═════ Listed records
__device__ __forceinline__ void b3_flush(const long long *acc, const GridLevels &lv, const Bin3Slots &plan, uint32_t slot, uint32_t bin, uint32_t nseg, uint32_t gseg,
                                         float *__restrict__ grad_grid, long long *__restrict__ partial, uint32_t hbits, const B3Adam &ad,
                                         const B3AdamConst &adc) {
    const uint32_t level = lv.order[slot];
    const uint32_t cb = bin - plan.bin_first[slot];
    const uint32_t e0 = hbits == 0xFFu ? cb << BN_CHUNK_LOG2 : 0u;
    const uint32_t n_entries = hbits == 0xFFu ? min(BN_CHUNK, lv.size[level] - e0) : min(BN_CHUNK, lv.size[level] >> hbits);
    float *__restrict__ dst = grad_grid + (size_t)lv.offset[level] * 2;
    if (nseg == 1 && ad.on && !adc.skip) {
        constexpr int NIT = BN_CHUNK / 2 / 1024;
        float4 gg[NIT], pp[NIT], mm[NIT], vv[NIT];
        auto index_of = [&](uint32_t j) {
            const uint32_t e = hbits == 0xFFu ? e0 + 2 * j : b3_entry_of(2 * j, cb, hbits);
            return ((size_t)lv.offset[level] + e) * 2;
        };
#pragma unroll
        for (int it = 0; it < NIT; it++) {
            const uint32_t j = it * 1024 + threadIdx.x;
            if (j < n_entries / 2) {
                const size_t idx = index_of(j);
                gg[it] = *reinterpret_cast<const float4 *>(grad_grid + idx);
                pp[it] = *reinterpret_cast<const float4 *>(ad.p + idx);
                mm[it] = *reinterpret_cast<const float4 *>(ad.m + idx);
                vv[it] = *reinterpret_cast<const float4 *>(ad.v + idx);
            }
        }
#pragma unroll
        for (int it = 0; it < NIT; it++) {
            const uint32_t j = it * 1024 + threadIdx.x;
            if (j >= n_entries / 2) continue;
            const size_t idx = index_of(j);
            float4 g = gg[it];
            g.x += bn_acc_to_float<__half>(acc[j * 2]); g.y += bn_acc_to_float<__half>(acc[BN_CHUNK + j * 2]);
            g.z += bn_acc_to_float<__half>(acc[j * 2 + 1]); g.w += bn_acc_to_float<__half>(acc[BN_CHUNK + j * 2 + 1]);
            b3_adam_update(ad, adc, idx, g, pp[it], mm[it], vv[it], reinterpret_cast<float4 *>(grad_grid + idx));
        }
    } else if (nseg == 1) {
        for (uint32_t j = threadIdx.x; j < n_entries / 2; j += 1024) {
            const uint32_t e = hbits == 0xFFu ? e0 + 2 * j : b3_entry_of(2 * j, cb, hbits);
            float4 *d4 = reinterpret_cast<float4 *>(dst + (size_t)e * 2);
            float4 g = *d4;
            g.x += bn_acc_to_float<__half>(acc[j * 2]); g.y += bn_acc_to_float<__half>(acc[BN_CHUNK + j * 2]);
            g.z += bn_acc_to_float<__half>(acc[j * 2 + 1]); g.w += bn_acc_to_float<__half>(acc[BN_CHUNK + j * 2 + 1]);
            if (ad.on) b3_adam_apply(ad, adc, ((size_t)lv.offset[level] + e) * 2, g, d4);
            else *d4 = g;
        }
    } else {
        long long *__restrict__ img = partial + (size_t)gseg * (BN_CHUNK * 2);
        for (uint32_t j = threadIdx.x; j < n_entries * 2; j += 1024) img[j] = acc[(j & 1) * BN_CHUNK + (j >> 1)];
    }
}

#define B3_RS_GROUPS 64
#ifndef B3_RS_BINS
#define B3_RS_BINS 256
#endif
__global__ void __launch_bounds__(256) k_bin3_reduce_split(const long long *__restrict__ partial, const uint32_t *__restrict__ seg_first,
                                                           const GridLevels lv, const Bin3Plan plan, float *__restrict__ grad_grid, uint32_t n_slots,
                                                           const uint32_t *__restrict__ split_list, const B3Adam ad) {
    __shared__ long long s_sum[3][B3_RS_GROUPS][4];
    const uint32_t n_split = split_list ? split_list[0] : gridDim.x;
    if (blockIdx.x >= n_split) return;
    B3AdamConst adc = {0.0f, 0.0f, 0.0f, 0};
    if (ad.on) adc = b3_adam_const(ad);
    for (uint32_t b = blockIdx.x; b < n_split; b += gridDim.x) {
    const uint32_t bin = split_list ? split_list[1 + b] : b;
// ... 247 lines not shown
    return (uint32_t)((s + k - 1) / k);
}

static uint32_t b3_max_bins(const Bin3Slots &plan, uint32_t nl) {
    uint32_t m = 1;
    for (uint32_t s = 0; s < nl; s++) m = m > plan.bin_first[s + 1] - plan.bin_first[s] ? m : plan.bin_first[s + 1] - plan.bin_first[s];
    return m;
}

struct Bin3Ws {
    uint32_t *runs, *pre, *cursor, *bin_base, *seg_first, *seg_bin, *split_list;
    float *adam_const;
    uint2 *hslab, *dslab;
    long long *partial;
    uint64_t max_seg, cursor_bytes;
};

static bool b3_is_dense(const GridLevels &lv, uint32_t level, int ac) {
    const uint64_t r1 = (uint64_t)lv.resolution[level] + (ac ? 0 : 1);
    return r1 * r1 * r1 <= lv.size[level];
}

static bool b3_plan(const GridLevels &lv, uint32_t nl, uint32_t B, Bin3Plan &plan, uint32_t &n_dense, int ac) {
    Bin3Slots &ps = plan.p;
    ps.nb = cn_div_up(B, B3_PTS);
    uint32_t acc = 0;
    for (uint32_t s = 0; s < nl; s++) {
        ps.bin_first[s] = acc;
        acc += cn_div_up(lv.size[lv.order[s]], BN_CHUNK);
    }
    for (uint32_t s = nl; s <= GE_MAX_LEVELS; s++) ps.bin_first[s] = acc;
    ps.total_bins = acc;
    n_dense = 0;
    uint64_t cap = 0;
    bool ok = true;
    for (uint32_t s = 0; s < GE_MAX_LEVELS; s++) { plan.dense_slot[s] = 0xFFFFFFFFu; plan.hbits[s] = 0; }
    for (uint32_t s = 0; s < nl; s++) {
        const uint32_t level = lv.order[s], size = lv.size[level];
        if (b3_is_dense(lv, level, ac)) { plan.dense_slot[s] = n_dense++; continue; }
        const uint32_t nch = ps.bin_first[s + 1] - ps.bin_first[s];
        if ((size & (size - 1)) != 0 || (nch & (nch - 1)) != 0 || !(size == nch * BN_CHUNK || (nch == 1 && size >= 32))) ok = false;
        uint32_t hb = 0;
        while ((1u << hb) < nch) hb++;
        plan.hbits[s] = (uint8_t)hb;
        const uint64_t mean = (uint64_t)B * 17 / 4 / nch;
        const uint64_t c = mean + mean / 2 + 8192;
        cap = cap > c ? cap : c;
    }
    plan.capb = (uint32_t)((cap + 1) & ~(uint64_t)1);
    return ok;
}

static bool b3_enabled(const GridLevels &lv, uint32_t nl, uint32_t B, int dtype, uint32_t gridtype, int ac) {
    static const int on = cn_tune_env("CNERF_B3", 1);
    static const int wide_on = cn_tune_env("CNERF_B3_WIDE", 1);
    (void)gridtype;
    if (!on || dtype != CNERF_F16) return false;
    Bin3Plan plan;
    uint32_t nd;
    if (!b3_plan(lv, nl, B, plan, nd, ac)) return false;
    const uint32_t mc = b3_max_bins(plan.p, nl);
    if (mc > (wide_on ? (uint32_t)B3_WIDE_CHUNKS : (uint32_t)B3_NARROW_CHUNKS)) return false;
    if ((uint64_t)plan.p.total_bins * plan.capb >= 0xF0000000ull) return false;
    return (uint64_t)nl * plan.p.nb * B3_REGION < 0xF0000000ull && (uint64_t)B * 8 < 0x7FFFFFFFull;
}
══════════
Task goal :: Set down exactly the lines that begin the records and continue through the line bearing "const uint32_t level = lv.order[slot];"; include both ends.

Expected output ::
__device__ __forceinline__ void b3_flush(const long long *acc, const GridLevels &lv, const Bin3Slots &plan, uint32_t slot, uint32_t bin, uint32_t nseg, uint32_t gseg,
                                         float *__restrict__ grad_grid, long long *__restrict__ partial, uint32_t hbits, const B3Adam &ad,
                                         const B3AdamConst &adc) {
    const uint32_t level = lv.order[slot];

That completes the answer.